The county’s entire annual tax revenue is about $23 million.
The County of Forty Mile collected a total of $16.3 million in property tax in 2023, but a single new project, the six-section Aria Solar Facility, could pay up to $6.3 million per year to county coffers and landowners leasing the sites.
Southeast Alberta projects pause
(A list of renewable energy projects, with applicant, location and combined lease and tax revenue, as estimated by the Pembina Institute).
– Aria Solar, County of 40 Mile, $6.3 million;
– Aura Peace Butte Solar, Cypress County, $4.6 million;
– Bluearth Bindloss Solar, Sp.
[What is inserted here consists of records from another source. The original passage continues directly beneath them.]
struct BatchPtrs {
    const uint8_t* bytes;
    const b2_run* runs;
    const uint32_t* run_tile_base;
    const uint4* tile_info;
    TileRec* tiles;
    uint32_t* tile_base;
    uint32_t* tile_scratch;
    uint32_t* tile_spec;
    b2_run_status* run_status;
    uint32_t* frame_off;
    uint32_t* frame_run;
    uint32_t* frame_row;
    uint4* rows;
    b2_msg_desc* msgs;
    MsgAux* aux;
    PackJob* jobs;
// ... 29 lines not shown
}
struct NoEmit { B2_HD void operator()(uint32_t, const Step&) const {} };
constexpr uint32_t kSpecK = 16;
constexpr uint32_t kSpecKDense = 128;
constexpr uint8_t kKindRewalked = 0x80;
struct EmitSpec {
    uint32_t* out; uint32_t run_off, cap;
    __device__ __forceinline__ void operator()(uint32_t i, const Step& s) const {
        if (i < cap) out[i] = (run_off + s.frame_pos) | ((uint32_t)(s.index != 1) << 31);
    }
};

#if defined(__CUDACC__)

__device__ __forceinline__ uint32_t find_run(const uint32_t* base, uint32_t n_runs, uint32_t tile) {
    uint32_t lo = 0, hi = n_runs;
    while (hi - lo > 1) { const uint32_t mid = (lo + hi) >> 1; if (__ldg(base + mid) <= tile) lo = mid; else hi = mid; }
    return lo;
}
__device__ __forceinline__ bool is_magic(uint32_t w) { return w == kMagicPRPC || w == kMagicSTRM; }
#ifndef B2_SEARCH_FIRST
#define B2_SEARCH_FIRST 2
#endif

__global__ void __launch_bounds__(256, 6) k_tile_search(BatchPtrs B, DevConfig C) {
    const uint32_t warp = (blockIdx.x * blockDim.x + threadIdx.x) >> 5, lane = threadIdx.x & 31;
    if (warp >= B.n_tiles) return;
    const uint4 ti = __ldg(B.tile_info + warp);
    const uint32_t k = ti.z;
    const uint8_t* base = B.bytes + ti.x;
    const uint32_t len = ti.y;
    uint32_t entry = kNone;
    if (k == 0) {
        entry = 0;
    } else {
        const uint32_t t0 = k << C.tile_shift;
        const uint32_t t1 = min(t0 + C.tile_bytes, len);
        for (uint32_t c0 = t0; c0 < t1 && entry == kNone; c0 += (c0 == t0 ? 512u * B2_SEARCH_FIRST : 2048u)) {
            const int nwin = c0 == t0 ? B2_SEARCH_FIRST : 4;
            uint4 v[4]; uint32_t nx[4];
            #pragma unroll
            for (int u = 0; u < 4; u++) {
                const uint32_t p0 = c0 + u * 512 + lane * 16;
                v[u] = make_uint4(0, 0, 0, 0); nx[u] = 0;
                if (u < nwin && p0 < t1) {
                    v[u] = __ldg(reinterpret_cast<const uint4*>(base + p0));
                    nx[u] = __ldg(reinterpret_cast<const uint32_t*>(base + p0 + 16));
                }
// ... 73 lines not shown
            const HdrWords h = pre_pos == pos ? pre : load_hdr_words(run + pos);
            const uint32_t guess = pos + prev_len;
            if (prev_len && guess < tile_end && (uint64_t)guess + 12 <= len) { pre = load_hdr_words(run + guess); pre_pos = guess; }
            else pre_pos = kNone;
            const uint32_t sh = 8u * (pos & 3u);
            const uint32_t h0 = sh ? __funnelshift_r(h.w0, h.w1, sh) : h.w0, h1 = sh ? __funnelshift_r(h.w1, h.w2, sh) : h.w1,
                           h2 = sh ? __funnelshift_r(h.w2, h.w3, sh) : h.w2;
            const int idx = h0 == kMagicPRPC ? 1 : h0 == kMagicSTRM ? 2 : 0;
            const uint32_t body = __byte_perm(h1, 0, 0x0123), meta = __byte_perm(h2, 0, 0x0123);
            if (idx && ((mask >> idx) & 1u) && pf != 12 && (uint64_t)body <= max_body && (uint64_t)(len - pos) >= 12ull + body && meta <= body) {
                s.err = B2_PARSE_OK; s.index = idx; s.pf = idx; s.frame_pos = pos; s.new_pos = pos + 12 + body; s.body = body; s.meta = meta; s.popped = false;
                fast = true;
            }
        }
        if (!fast) s = cut_input_message(run, len, pos, pf, max_body, client, mask);
        if (count == 0 && (s.popped || (s.index != 12 && nshead_claims(run, len, pos, max_body, mask)))) { kind = kAmbig; break; }
        if (s.err != B2_PARSE_OK) { kind = kStop; break; }
        emit(count, s);
        count++; last = s.index; pf = s.index; prev_len = s.new_pos - pos; pos = s.new_pos;
    }
    t.entry = entry; t.exit = pos; t.count = count; t.kind = kind; t.last_proto = (int8_t)last;
}

__global__ void __launch_bounds__(128) k_tile_walk(BatchPtrs B, DevConfig C) {
    const uint32_t t = blockIdx.x * blockDim.x + threadIdx.x;
    if (t >= B.n_tiles) return;
    const uint4 ti = __ldg(B.tile_info + t);
    const uint32_t k = ti.z;
    b2_run run; run.offset = ti.x; run.length = ti.y; run.flags = ti.w >> 24;
    TileRec rec;
    rec.entry = B.tiles[t].entry; rec.exit = 0; rec.count = 0; rec.kind = kStop; rec.last_proto = 0; rec.live = 0; rec.pf_in = -1;
    if (rec.entry != kNone) {
        EmitSpec e; e.out = B.tile_spec + (size_t)t * C.spec_k; e.run_off = run.offset; e.cap = C.spec_k;
        walk_tile_spec(B.bytes + run.offset, run.length, rec.entry, (k + 1) << C.tile_shift, C.max_body_size, (run.flags & B2_RUN_CLIENT) != 0, rec, e, run_mask(C.proto_mask, run.flags));
    }
    B.tiles[t] = rec;
}

__global__ void __launch_bounds__(128) k_tile_walk_pull(BatchPtrs B, DevConfig C) {
    const uint32_t g = blockIdx.x * blockDim.x + threadIdx.x;
    const uint32_t t = g >> 3, sub = threadIdx.x & 7u, lane = threadIdx.x & 31u;
    if (t >= B.n_tiles) return;
    const uint32_t gmask = 0xffu << (lane & 24u), l0 = lane & 24u;
    const uint4 ti = __ldg(B.tile_info + t);
    const uint32_t k = ti.z, len = ti.y;
    const uint8_t* run = B.bytes + ti.x;
    const bool client = ((ti.w >> 24) & B2_RUN_CLIENT) != 0;
// ... 61 lines not shown
        const uint32_t carry = *s_carry;
        if (i < B.n_runs) B.run_status[i].first_msg = carry + wbase + x - v;
        __syncthreads();
        if (threadIdx.x == 0) *s_carry = carry + wtot;
        __syncthreads();
    }
    if (threadIdx.x == 0) { B.totals[0] = *s_carry; if (*s_carry > B.max_msgs) B.totals[2] |= 1u; }
}

constexpr uint32_t kLinkOk = 0x80000000u;
constexpr uint32_t kLinkStop = 0x40000000u;
constexpr uint32_t kLinkEnd = 0x20000000u;
constexpr uint32_t kLinkBroken = 0x10000000u;
constexpr uint32_t kLinkRewalk = 0x08000000u;

__device__ __forceinline__ uint32_t make_link(const TileRec& t, const TileRec* tiles, uint32_t nt, uint32_t shift) {
    if (t.entry == kNone || t.kind == kAmbig) return kLinkRewalk;
    if (t.kind == kStop) return kLinkStop;
    const uint32_t j = t.exit >> shift;
    if (j >= nt) return kLinkEnd;
    return (tiles[j].entry == t.exit ? kLinkOk : kLinkBroken) | j;
}

__global__ void __launch_bounds__(256) k_resolve(BatchPtrs B, DevConfig C, uint32_t use_scratch) {
    extern __shared__ uint32_t sm[];
    const uint32_t r = blockIdx.x;
    const b2_run run = B.runs[r];
    const uint8_t* base = B.bytes + run.offset;
    const uint32_t len = run.length;
    const uint32_t tb = B.run_tile_base[r], nt = B.run_tile_base[r + 1] - tb;
    TileRec* tiles = B.tiles + tb;
    const bool fits = !use_scratch;
    uint32_t* link = fits ? sm : B.tile_scratch + 3ull * tb;
    uint32_t* cp = link + nt;
    uint32_t* live = cp + nt;
    __shared__ uint32_t s_final_pos, s_warp_sum[8], s_warp_pf[8], s_carry_sum, s_carry_pf;
    const uint32_t rmask = run_mask(C.proto_mask, run.flags);
    const bool pf_decides = (run.flags & B2_RUN_CLIENT) && !(rmask & kProtoMaskDump) && (rmask & ~((1u << B2_PROTOCOL_BAIDU_STD) | (1u << B2_PROTOCOL_STREAMING_RPC))) != 0;
    for (uint32_t k = threadIdx.x; k < nt; k += blockDim.x) {
        const TileRec t = tiles[k];
        link[k] = ((k == 0 && t.entry != 0) || pf_decides) ? kLinkRewalk : make_link(t, tiles, nt, C.tile_shift);
        cp[k] = (t.count << 4) | ((uint32_t)t.last_proto & 15u);
        live[k] = 0;
    }
    __shared__ uint32_t s_first_bad;
    if (threadIdx.x == 0) s_first_bad = nt ? nt - 1 : 0;
    __syncthreads();
// ... 621 lines not shown
    for (int d = 1; d < 32; d <<= 1) { const uint32_t y = __shfl_up_sync(0xffffffffu, x, d); if ((threadIdx.x & 31) >= d) x += y; }
    if ((threadIdx.x & 31) == 31) s_warp[threadIdx.x >> 5] = x;
    __syncthreads();
    if (threadIdx.x < 32) {
        uint32_t w = s_warp[threadIdx.x], ws = w;
        #pragma unroll
        for (int d = 1; d < 32; d <<= 1) { const uint32_t y = __shfl_up_sync(0xffffffffu, ws, d); if (threadIdx.x >= d) ws += y; }
        s_warp[threadIdx.x] = ws - w;
        if (threadIdx.x == 31) B.scan_tmp[blk] = ws;
    }
    __syncthreads();
    uint32_t excl = s_warp[threadIdx.x >> 5] + x - sum;
    #pragma unroll
    for (int j = 0; j < kScanItems; j++) { if (base + j < n) B.slot[base + j] = excl; excl += v[j]; }
    __syncthreads();
    }
    __shared__ uint32_t s_ticket, s_carry;
    __threadfence();
    __syncthreads();
    if (threadIdx.x == 0) s_ticket = atomicAdd(B.totals + 5, 1u);
    __syncthreads();
    if (s_ticket == gridDim.x - 1) { __threadfence(); scan_top_body(B, s_warp, &s_carry); }
}
__device__ __forceinline__ void finalize_runs(const BatchPtrs& B, const DevConfig& C) {
    const uint32_t n_msgs = B.totals[0];
    if (C.fused && blockIdx.x == 0 && threadIdx.x == 0) {
        const uint32_t ovf = B.totals[9];
        B.totals[1] = ovf ? C.ovf_base + ovf : C.ovf_base;
    }
    for (uint32_t r = blockIdx.x * blockDim.x + threadIdx.x; r < B.n_runs; r += gridDim.x * blockDim.x) {
        b2_run_status st = B.run_status[r];
        auto off_of = [&](uint32_t i) -> uint32_t {
            if (i >= n_msgs) return B.totals[1];
            return B.slot[i] + B.scan_tmp[i / (kScanBlock * kScanItems)];
        };
        if (C.fused) { st.resp_off = B.runs[r].offset; st.resp_bytes = st.consumed; }
        else {
        st.resp_off = off_of(st.first_msg);
        st.resp_bytes = off_of(st.first_msg + st.n_msgs) - st.resp_off;
        }
        B.run_status[r] = st;
        atomicAdd(B.counters + 0, (unsigned long long)st.consumed);
        atomicAdd(B.counters + 1, (unsigned long long)st.n_msgs);
        atomicAdd(B.counters + 2, (unsigned long long)st.resp_bytes);
        if (st.parse_error != B2_PARSE_ERROR_NOT_ENOUGH_DATA) atomicAdd(B.counters + 4, 1ull);
        if (r == 0) atomicAdd(B.counters + 5, 1ull);
    }
}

Areas, $2 million;
– Capital Power Whitla Solar expansion, County 40 Mile, $1.23 million;
– DP Energy Saamis Solar, Medicine Hat city, $4.5 million;
– EDF Bull Trail wind Phase 1, Cypress County, $3.6 million;
– Enerfin Winnifred Wind (modification), Cypress/40 Mile $720,000;
– Engie Buffalo Trial (Phase 1), Cypress County, $2.4 million;
– Greengate Luna (two phases), County of Newell, $18.6 million;
– Alderson Solar, Cypress County, $1.4 million;
– Proteus Hays Solar, MD Taber, $4.3 million;
– Pteragen Peace Butte Wind, Cypress County, $1.4 million;
– RES Forty Mile Wind, Forty Mile, $1.6 million;
– Solar Krafte Vauxhall, MD Taber, $840,000;
– Solar Kraft Ranier, Newell, $6.3 million;
– Atco Forty Mile Wind (modification), Forty Mile, $340,000;
– Transalta Red Rock Wind, Cypress, $1.2 million.